Ausserdem macht es doch Spass sich neu auszurüsten! Wer will schon ewig mit der gleichen Rüstung durch die Welt laufen?
*Könnte man T6 bis Stufe 80 gebrauchen, wäre das Addon für Spieler auf diesem Niveau relativ sinnlos, in diesem Fall könnte man genauso gut ein paar neue 70er Raids einbauen ohne jeglichen Stufenanstieg.*

Ausserdem gibt es auch viele PvP Spieler und da wird es meiner Meinung nach noch länger dauern, bis man gleichwertige oder bessere PvP Items bekommt. Da auf Questbelohnungen wohl kaum Abhärtung etc. drauf ist.

Zum Schluss: Die Epics sind doch grundsätzlich ein Mittel zum Zweck!

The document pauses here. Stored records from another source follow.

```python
def _load():
    if not os.path.exists(LIB_PATH):
        raise ImportError(
            "gcnbmp: %s is missing -- build it with `python gcn-bmp_b200/build.py` "
            "(there is no CPU fallback)" % LIB_PATH)
    lib = C.CDLL(LIB_PATH)
    i, i64, f, vp = C.c_int, C.c_int64, C.c_float, C.c_void_p
    sig = {
        "bmp_ggnn_forward": [C.POINTER(GgnnFwd), vp],
        "bmp_ggnn_backward": [C.POINTER(GgnnBwd), vp],
        "bmp_embed_backward": [fp, fp, fp, i, i, i, vp],
        "bmp_relgcn_forward": [C.POINTER(RelgcnFwd), vp],
        "bmp_relgcn_backward": [C.POINTER(RelgcnBwd), vp],
        "bmp_rescale_adj": [fp, fp, i, i, i, vp],
        "bmp_readout_forward": [C.POINTER(ReadoutFwd), vp],
        "bmp_readout_backward": [C.POINTER(ReadoutBwd), vp],
        "bmp_coattn_forward": [C.POINTER(CoattnFwd), vp],
        "bmp_coattn_backward": [C.POINTER(CoattnBwd), vp],
        "bmp_hole_corr_forward": [fp, fp, fp, i, i, vp],
        "bmp_hole_corr_backward": [fp, fp, fp, fp, fp, i, i, vp],
        "bmp_linear_forward": [fp, fp, fp, fp, i, i, i, i, vp],
        "bmp_linear_backward": [fp, fp, fp, fp, fp, fp, fp, i, i, i, i, vp],
        "bmp_wgrad": [fp, i, fp, i, fp, i, i64, i, i, vp],
        "bmp_wgrad_tc": [fp, i, fp, i, fp, i, i64, i, i, fp, i, vp],
        "bmp_wgrad_tc3": [fp, i, fp, i, fp, i, i64, i, i, fp, i, vp],
        "bmp_colsum": [fp, i, fp, i, i64, i, vp],
        "bmp_sigmoid_ce": [fp, fp, fp, fp, i, f, vp],
        "bmp_adam_step": [fp, fp, fp, fp, i, f, f, f, f, f, i, vp],
        "bmp_pair_features_forward": [fp, fp, fp, i, i, i, vp],
        "bmp_pair_features_backward": [fp, fp, fp, fp, fp, i, i, i, vp],
        "bmp_bilinear_forward": [fp, fp, fp, fp, fp, fp, fp, fp, i, i, i, i, vp],
        "bmp_bilinear_backward": [fp] * 14 + [i, i, i, i, vp],
        "bmp_grad_hooks": [fp, fp, i, f, f, f, fp, vp],
        "bmp_atoms_bcast_add_act_forward": [fp, fp, fp, i, i, i, i, vp],
        "bmp_atoms_bcast_add_act_backward": [fp, fp, fp, fp, i, i, i, i, vp],
        "bmp_atoms_softmax_forward": [fp, fp, i, i, i, vp],
        "bmp_atoms_softmax_backward": [fp, fp, fp, i, i, i, vp],
        "bmp_atoms_pool_forward": [fp, i, fp, fp, i, i, i, vp],
        "bmp_atoms_pool_backward": [fp, i, fp, fp, fp, fp, i, i, i, vp],
        "bmp_gin_aggregate": [fp, fp, fp, i, i, i, i, i, vp],
        "bmp_nfp_gather": [fp, fp, fp, i, i, i, i, i, vp],
        "bmp_bimpm_forward": [C.POINTER(Bimpm), vp],
        "bmp_bimpm_backward": [C.POINTER(Bimpm), vp],
        "bmp_embed_forward": [fp, fp, fp, i, i, i, vp],
    }
    for name, args in sig.items():
        fn = getattr(lib, name)
        fn.argtypes, fn.restype = args, C.c_int
    lib.bmp_ggnn_tc_workspace_bytes.argtypes, lib.bmp_ggnn_tc_workspace_bytes.restype = [i, i], C.c_size_t
    lib.bmp_ggnn_stash2_bytes.argtypes, lib.bmp_ggnn_stash2_bytes.restype = [i, i, i], C.c_size_t
    lib.bmp_ggnn_x3_workspace_bytes.argtypes, lib.bmp_ggnn_x3_workspace_bytes.restype = [i, i, i, i, i, i], C.c_size_t
    lib.bmp_pair_workspace_bytes.argtypes, lib.bmp_pair_workspace_bytes.restype = [i] * 9, C.c_size_t
    lib.bmp_pair_forward_backward.argtypes, lib.bmp_pair_forward_backward.restype = [C.c_void_p, vp], C.c_int
    lib.bmp_readout_tc_workspace_bytes.argtypes, lib.bmp_readout_tc_workspace_bytes.restype = [i, i], C.c_size_t
    lib.bmp_readout_x3_workspace_bytes.argtypes, lib.bmp_readout_x3_workspace_bytes.restype = [i] * 6, C.c_size_t
    lib.bmp_coattn_tc_workspace_bytes.argtypes, lib.bmp_coattn_tc_workspace_bytes.restype = [i], C.c_size_t
    lib.bmp_relgcn_tc_workspace_bytes.argtypes, lib.bmp_relgcn_tc_workspace_bytes.restype = [i, i], C.c_size_t
    lib.bmp_bimpm_workspace_bytes.argtypes, lib.bmp_bimpm_workspace_bytes.restype = [i, i, i, i, i], C.c_size_t
    lib.bmp_last_error.restype = C.c_char_p
    lib.bmp_version.restype = C.c_int
    lib.bmp_device_check.restype = C.c_int
    lib.bmp_launch_count.restype = C.c_uint64
    lib.bmp_reset_launch_count.restype = None
    lib.bmp_profile_enable.argtypes, lib.bmp_profile_enable.restype = [i], None
    lib.bmp_profile_read.argtypes, lib.bmp_profile_read.restype = [C.POINTER(C.c_double), C.POINTER(C.c_longlong), i], C.c_int
    return lib


lib = _load()
EXPORTS = ["bmp_ggnn_forward", "bmp_ggnn_backward", "bmp_embed_backward", "bmp_relgcn_forward",
           "bmp_relgcn_backward", "bmp_relgcn_tc_workspace_bytes", "bmp_rescale_adj", "bmp_readout_forward", "bmp_readout_backward", "bmp_readout_tc_workspace_bytes", "bmp_coattn_forward",
           "bmp_coattn_backward", "bmp_coattn_tc_workspace_bytes", "bmp_hole_corr_forward", "bmp_hole_corr_backward", "bmp_linear_forward",
           "bmp_linear_backward", "bmp_ggnn_tc_workspace_bytes", "bmp_ggnn_stash2_bytes", "bmp_ggnn_x3_workspace_bytes", "bmp_pair_workspace_bytes", "bmp_pair_forward_backward", "bmp_readout_x3_workspace_bytes", "bmp_wgrad", "bmp_wgrad_tc", "bmp_wgrad_tc3", "bmp_colsum", "bmp_sigmoid_ce", "bmp_adam_step",
           "bmp_pair_features_forward", "bmp_pair_features_backward", "bmp_bilinear_forward", "bmp_bilinear_backward", "bmp_grad_hooks",
           "bmp_atoms_bcast_add_act_forward", "bmp_atoms_bcast_add_act_backward", "bmp_atoms_softmax_forward", "bmp_atoms_softmax_backward",
           "bmp_atoms_pool_forward", "bmp_atoms_pool_backward", "bmp_gin_aggregate", "bmp_nfp_gather", "bmp_embed_forward", "bmp_bimpm_forward", "bmp_bimpm_backward", "bmp_bimpm_workspace_bytes",
           "bmp_last_error", "bmp_version", "bmp_device_check", "bmp_launch_count", "bmp_reset_launch_count",
           "bmp_profile_enable", "bmp_profile_read"]


class BmpError(RuntimeError):
    def __init__(self, code, msg):
        RuntimeError.__init__(self, "gcnbmp error %d: %s" % (code, msg))
        self.code = code


def check(rc):
    if rc != 0:
        msg = lib.bmp_last_error().decode("utf-8", "replace")
        if rc == ESHAPE:
            raise ValueError("gcnbmp: %s" % msg)
        raise BmpError(rc, msg)


def launch_count():
    return int(lib.bmp_launch_count())


def reset_launch_count():
    lib.bmp_reset_launch_count()


PROF_KINDS = ("ggnn_fwd", "ggnn_bwd", "wgrad", "coattn_fwd", "coattn_bwd", "readout")


def profile_enable(on=True):
    lib.bmp_profile_enable(1 if on else 0)


def profile_read():
    n = len(PROF_KINDS)
    ms, cnt = (C.c_double * n)(), (C.c_longlong * n)()
    check(lib.bmp_profile_read(ms, cnt, n))
    return {k: (float(ms[j]), int(cnt[j])) for j, k in enumerate(PROF_KINDS)}
```

gcn-bmp_b200/gcnbmp/functional.py:

```python
import ctypes as C

import torch

from . import _capi as K


def _p(t):
    return None if t is None else C.c_void_p(t.data_ptr())


def _stream():
    return C.c_void_p(torch.cuda.current_stream().cuda_stream)


def adj_format(t):
    if t.dtype in (torch.uint8, torch.bool):
        n, w = t.shape[-2], t.shape[-1]
        return 2 if (t.dtype == torch.uint8 and w == (n + 7) // 8 and w != n) else 1
    return 0


def pack_adjacency(adj):
    if isinstance(adj, torch.Tensor):
        n = adj.shape[-1]
        w = (n + 7) // 8
        b = (adj != 0).to(torch.uint8)
        if w * 8 != n:
            b = torch.nn.functional.pad(b, (0, w * 8 - n))
        b = b.reshape(b.shape[:-1] + (w, 8))
        weights = (1 << torch.arange(8, device=b.device, dtype=torch.int32))
        return (b.to(torch.int32) * weights).sum(dim=-1).to(torch.uint8)
    import numpy as np
    return np.packbits(np.asarray(adj) != 0, axis=-1, bitorder="little")


def unpack_adjacency(bits, n_atoms=None):
    n = bits.shape[-2] if n_atoms is None else n_atoms
    sh = torch.arange(8, device=bits.device, dtype=torch.int32)
    x = ((bits.to(torch.int32).unsqueeze(-1) >> sh) & 1).reshape(bits.shape[:-1] + (bits.shape[-1] * 8,))
    return x[..., :n].to(torch.float32).contiguous()


def _adj(t, mode):
    fmt = adj_format(t)
    if fmt == 2 and mode != K.MODE_BF16:
        return unpack_adjacency(t), 0
    if mode == K.MODE_BF16 and fmt:
        t = t.contiguous()
        return (t.view(torch.uint8) if t.dtype == torch.bool else t), fmt
    return _f32(t), 0


def _f32(t):
    if t is None:
        return None
    if t.dtype != torch.float32 or not t.is_contiguous():
        t = t.contiguous().float()
    return t


def _need_cuda(*ts):
    for t in ts:
        if t is not None and not t.is_cuda:
            raise RuntimeError("gcnbmp: tensors must live on a CUDA device (no CPU fallback)")


def act_code(a):
    if a is None:
        return K.ACT["identity"]
    name = a if isinstance(a, str) else getattr(a, "__name__", str(a))
    if name not in K.ACT:
        raise ValueError("gcnbmp: unsupported activation %r" % (a,))
    return K.ACT[name]


GRU_FIELDS = ("W_r", "b_Wr", "U_r", "b_Ur", "W_z", "b_Wz", "U_z", "b_Uz", "W", "b_W", "U", "b_U")


def _fill_gru(dst, tensors):
    for name, t in zip(GRU_FIELDS, tensors):
        setattr(dst, name, _p(t))


_WEIGHT_CACHE = False
_PARAM_EPOCH = 0
_IMAGES = {}


def set_weight_cache(flag):
    global _WEIGHT_CACHE
    _WEIGHT_CACHE = bool(flag)
    if not flag:
        _IMAGES.clear()


def params_changed():
    global _PARAM_EPOCH
    _PARAM_EPOCH += 1
    _IMAGES.clear()


def _tc_images(kind, nbytes, dev, params):
    if not _WEIGHT_CACHE:
        return torch.empty((nbytes,), device=dev, dtype=torch.uint8), 0
    key = (kind, nbytes, str(dev)) + tuple(p.data_ptr() if p is not None else 0 for p in params)
    ent = _IMAGES.get(key)
    if ent is not None and ent[1] == _PARAM_EPOCH:
        return ent[0], 1
    ws = torch.empty((nbytes,), device=dev, dtype=torch.uint8)
    _IMAGES[key] = (ws, _PARAM_EPOCH, tuple(params))
    return ws, 0


F32_TENSOR_CORES = True


def _x3_workspace(a, mb, N, H, E, T, dev, params, inference):
    if not F32_TENSOR_CORES:
        return None
    nbytes = int(K.lib.bmp_ggnn_x3_workspace_bytes(mb, N, H, E, T, int(inference)))
    if nbytes == 0:
        return None
    ws, a.tc_images_ready = _tc_images("ggnn_x3", nbytes, dev, params)
    a.tc_workspace, a.tc_workspace_bytes = _p(ws), nbytes
    return ws
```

Hauptsache ist doch, dass man besser Items bekommt um im Spiel weiter zu kommen, egal ob die nun grün,blau oder lila sind! 
Einige werden das aber nicht so hinnehmen, und daher noch ein Vorschlag für Blizzard: Ab Stufe 70 ändert ganz einfach die Itemfarbe: selten=lila, rar=orange, episch=rot, legendär=schwarz.  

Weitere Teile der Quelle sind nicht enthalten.